## Add arrowhead block-sparse Cholesky solve for quadruped-shaped mass matrices

Detects at model build time whether the dof tree is a root chain followed by identical independent child chains (6 root, 4 legs of 3 for the quadruped). When it is, the warp Cholesky factor/solve uses a specialised arrowhead factorisation that handles the per-leg blocks in parallel across lanes and only does dense work on the root block. If any cross-leg coupling is nonzero it falls back to the dense register Cholesky. It also adds a debug kernel and host API to test the solver. The cost is extra register pressure, a warp-wide vote on every call, and more code in a noinline function.

```diff
diff --git a/mujoco_mpc_b200/csrc/dev_data.cuh b/mujoco_mpc_b200/csrc/dev_data.cuh
--- a/mujoco_mpc_b200/csrc/dev_data.cuh
+++ b/mujoco_mpc_b200/csrc/dev_data.cuh
@@ -394,6 +394,131 @@
   __syncwarp();
 }
 
+template <int R, int B, int S>
+__device__ __noinline__ int warp_arrow_factor_solve(float* A, float* x, const float* b, int lane) {
+  constexpr int BS = B * S, N = R + BS;
+  static_assert(N <= 32, "one row per lane");
+  const int li = lane < N ? lane : N - 1;
+  const bool child = li < BS;
+  const int cb = li / S, cm = li - S * (li / S);
+  const int orow = child ? R + li : li - BS;
+  float v[N];
+#pragma unroll
+  for (int k = 0; k < N; k++) v[k] = A[orow * N + (k < BS ? R + k : k - BS)];
+  float y = b[orow];
+  unsigned cross = 0;
+  float a[S];
+#pragma unroll
+  for (int k = 0; k < S; k++) a[k] = 0.f;
+#pragma unroll
+  for (int bb = 0; bb < B; bb++)
+#pragma unroll
+    for (int k = 0; k < S; k++) {
+      const bool mine = child && cb == bb;
+      a[k] = __int_as_float(__float_as_int(a[k]) | (__float_as_int(v[S * bb + k]) & (mine ? -1 : 0)));
+      cross |= (unsigned)__float_as_int(v[S * bb + k]) & ((child && !mine) ? 0x7fffffffu : 0u);
+    }
+  if (__any_sync(kFull, cross != 0u)) {
+    warp_chol_factor_solve_reg<N>(A, x, b, lane);
+    return 1;
+  }
+  __syncwarp();
+  float ilc[S];
+#pragma unroll
+  for (int k = 0; k < S; k++) {
+    float p = __shfl_sync(kFull, a[k], (S * cb + k) & 31);
+    if (p < kMinVal) p = kMinVal;
+    const float ilm = 1.0f / sqrtf(p);
+    float il[B], yk[B], ykm = 0.f;
+#pragma unroll
+    for (int bb = 0; bb < B; bb++) {
+      il[bb] = __shfl_sync(kFull, ilm, S * bb + k);
+      yk[bb] = __shfl_sync(kFull, y, S * bb + k) * il[bb];
+      ykm = mask_pick(yk[bb], cb == bb, ykm, cb != bb);
+    }
+    ilc[k] = ilm;
+    const float scaled = a[k] * ilm;
+    a[k] = scaled;
+    float ry = y;
+#pragma unroll
+    for (int bb = 0; bb < B; bb++) {
+      v[S * bb + k] *= il[bb];
+      ry -= v[S * bb + k] * yk[bb];
+    }
+    y = child ? mask_pick3(ykm, cm == k, y - scaled * ykm, cm > k, y, cm < k) : ry;
+#pragma unroll
+    for (int kk = k + 1; kk < S; kk++) {
+      float lm = 0.f;
+#pragma unroll
+      for (int bb = 0; bb < B; bb++) {
+        const float l = __shfl_sync(kFull, a[k], S * bb + kk);
+        lm = mask_pick(l, cb == bb, lm, cb != bb);
+        v[S * bb + kk] -= v[S * bb + k] * l;
+      }
+      a[kk] -= a[k] * lm;
+    }
+  }
+#pragma unroll
+  for (int p = 0; p < R; p++) {
+    float part[B];
+#pragma unroll
+    for (int bb = 0; bb < B; bb++) {
+      part[bb] = 0.f;
+#pragma unroll
+      for (int k = 0; k < S; k++) part[bb] += v[S * bb + k] * __shfl_sync(kFull, v[S * bb + k], BS + p);
+    }
+    float sum = part[0];
+#pragma unroll
+    for (int bb = 1; bb < B; bb++) sum += part[bb];
+    v[BS + p] -= sum;
+  }
+  float ilr[R];
+#pragma unroll
+  for (int j = BS; j < N; j++) {
+    float p = __shfl_sync(kFull, v[j], j);
+    if (p < kMinVal) p = kMinVal;
+    const float l = sqrtf(p);
+    ilr[j - BS] = 1.0f / l;
+    const float yj = __shfl_sync(kFull, y, j) * ilr[j - BS];
+    const float scaled = v[j] * ilr[j - BS];
+    v[j] = mask_pick(l, lane == j, scaled, lane != j);
+    y = mask_pick3(yj, lane == j, y - scaled * yj, lane > j, y, lane < j);
+#pragma unroll
+    for (int k = j + 1; k < N; k++) {
+      const float lkj = __shfl_sync(kFull, v[j], k);
+      v[k] -= v[j] * lkj;
+    }
+  }
+  if (lane < BS) {
+#pragma unroll
+    for (int k = 0; k < S; k++)
+      if (k <= cm) A[orow * N + R + S * cb + k] = a[k];
+  } else if (lane < N) {
+#pragma unroll
+    for (int j = 0; j < BS; j++) A[(R + j) * N + orow] = v[j];
+#pragma unroll
+    for (int k = 0; k < R; k++)
+      if (k <= orow) A[orow * N + k] = v[BS + k];
+  }
+  __syncwarp();
+#pragma unroll
+  for (int i = N - 1; i >= BS; i--) {
+    const int q = i - BS;
+    const float xi = __shfl_sync(kFull, y, i) * ilr[q];
+    const float lv = A[child ? (R + li) * N + q : q * N + orow];
+    y = mask_pick3(xi, lane == i, y - lv * xi, lane < i, y, lane > i);
+  }
+#pragma unroll
+  for (int k = S - 1; k >= 0; k--) {
+    const float xk = __shfl_sync(kFull, y, (S * cb + k) & 31) * ilc[k];
+    const float lv = A[child ? (R + S * cb + k) * N + R + S * cb + (cm < k ? cm : 0) : 0];
+    if (child) y = mask_pick3(xk, cm == k, y - lv * xk, cm < k, y, cm > k);
+  }
+  if (lane < N) x[orow] = y;
+  __syncwarp();
+  return 0;
+}
+
 template <int N>
 __device__ __forceinline__ void warp_chol_factor_solve_rolled(float* A, float* inv, float* x, const float* b, int lane) {
   const int li = lane < N ? lane : N - 1;
@@ -437,20 +562,24 @@
   __syncwarp();
 }
 
+template <class MM>
+__device__ __forceinline__ bool arrow_643(const MM& M) { return M.blk_root == 6 && M.blk_nchild == 4 && M.blk_size == 3; }
 template <int NS>
-__device__ __noinline__ void warp_chol_factor_solve(float* A, float* inv, float* x, const float* b, int n, int lane) {
+__device__ __noinline__ int warp_chol_factor_solve(float* A, float* inv, float* x, const float* b, int n, int lane, bool arrow) {
+  if (arrow) return warp_arrow_factor_solve<6, 4, 3>(A, x, b, lane);
 #ifdef MJPC_CHOL_ROLLED2
-  if constexpr (NS > 0 && NS <= 32) { warp_chol_factor_solve_rolled<NS>(A, inv, x, b, lane); return; }
-  if (n == 18) { warp_chol_factor_solve_rolled<18>(A, inv, x, b, lane); return; }
+  if constexpr (NS > 0 && NS <= 32) { warp_chol_factor_solve_rolled<NS>(A, inv, x, b, lane); return 1; }
+  if (n == 18) { warp_chol_factor_solve_rolled<18>(A, inv, x, b, lane); return 1; }
 #endif
 #ifndef MJPC_CHOL_ROLLED
-  if constexpr (NS > 0 && NS <= 32) { warp_chol_factor_solve_reg<NS>(A, x, b, lane); return; }
-  if (n == 18) { warp_chol_factor_solve_reg<18>(A, x, b, lane); return; }
-  if (n == 2) { warp_chol_factor_solve_reg<2>(A, x, b, lane); return; }
+  if constexpr (NS > 0 && NS <= 32) { warp_chol_factor_solve_reg<NS>(A, x, b, lane); return 1; }
+  if (n == 18) { warp_chol_factor_solve_reg<18>(A, x, b, lane); return 1; }
+  if (n == 2) { warp_chol_factor_solve_reg<2>(A, x, b, lane); return 1; }
 #endif
   warp_chol(A, inv, n, lane);
   warp_chol_solve(x, A, inv, b, n, lane);
-}
-#endif
-
-}
+  return 1;
+}
+#endif
+
+}
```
--------------------------------
### EXERCISE INSTRUCTIONS
Search the data above for the string "block" and return every line that has it.

### EXERCISE SOLUTION
## Add arrowhead block-sparse Cholesky solve for quadruped-shaped mass matrices
Detects at model build time whether the dof tree is a root chain followed by identical independent child chains (6 root, 4 legs of 3 for the quadruped). When it is, the warp Cholesky factor/solve uses a specialised arrowhead factorisation that handles the per-leg blocks in parallel across lanes and only does dense work on the root block. If any cross-leg coupling is nonzero it falls back to the dense register Cholesky. It also adds a debug kernel and host API to test the solver. The cost is extra register pressure, a warp-wide vote on every call, and more code in a noinline function.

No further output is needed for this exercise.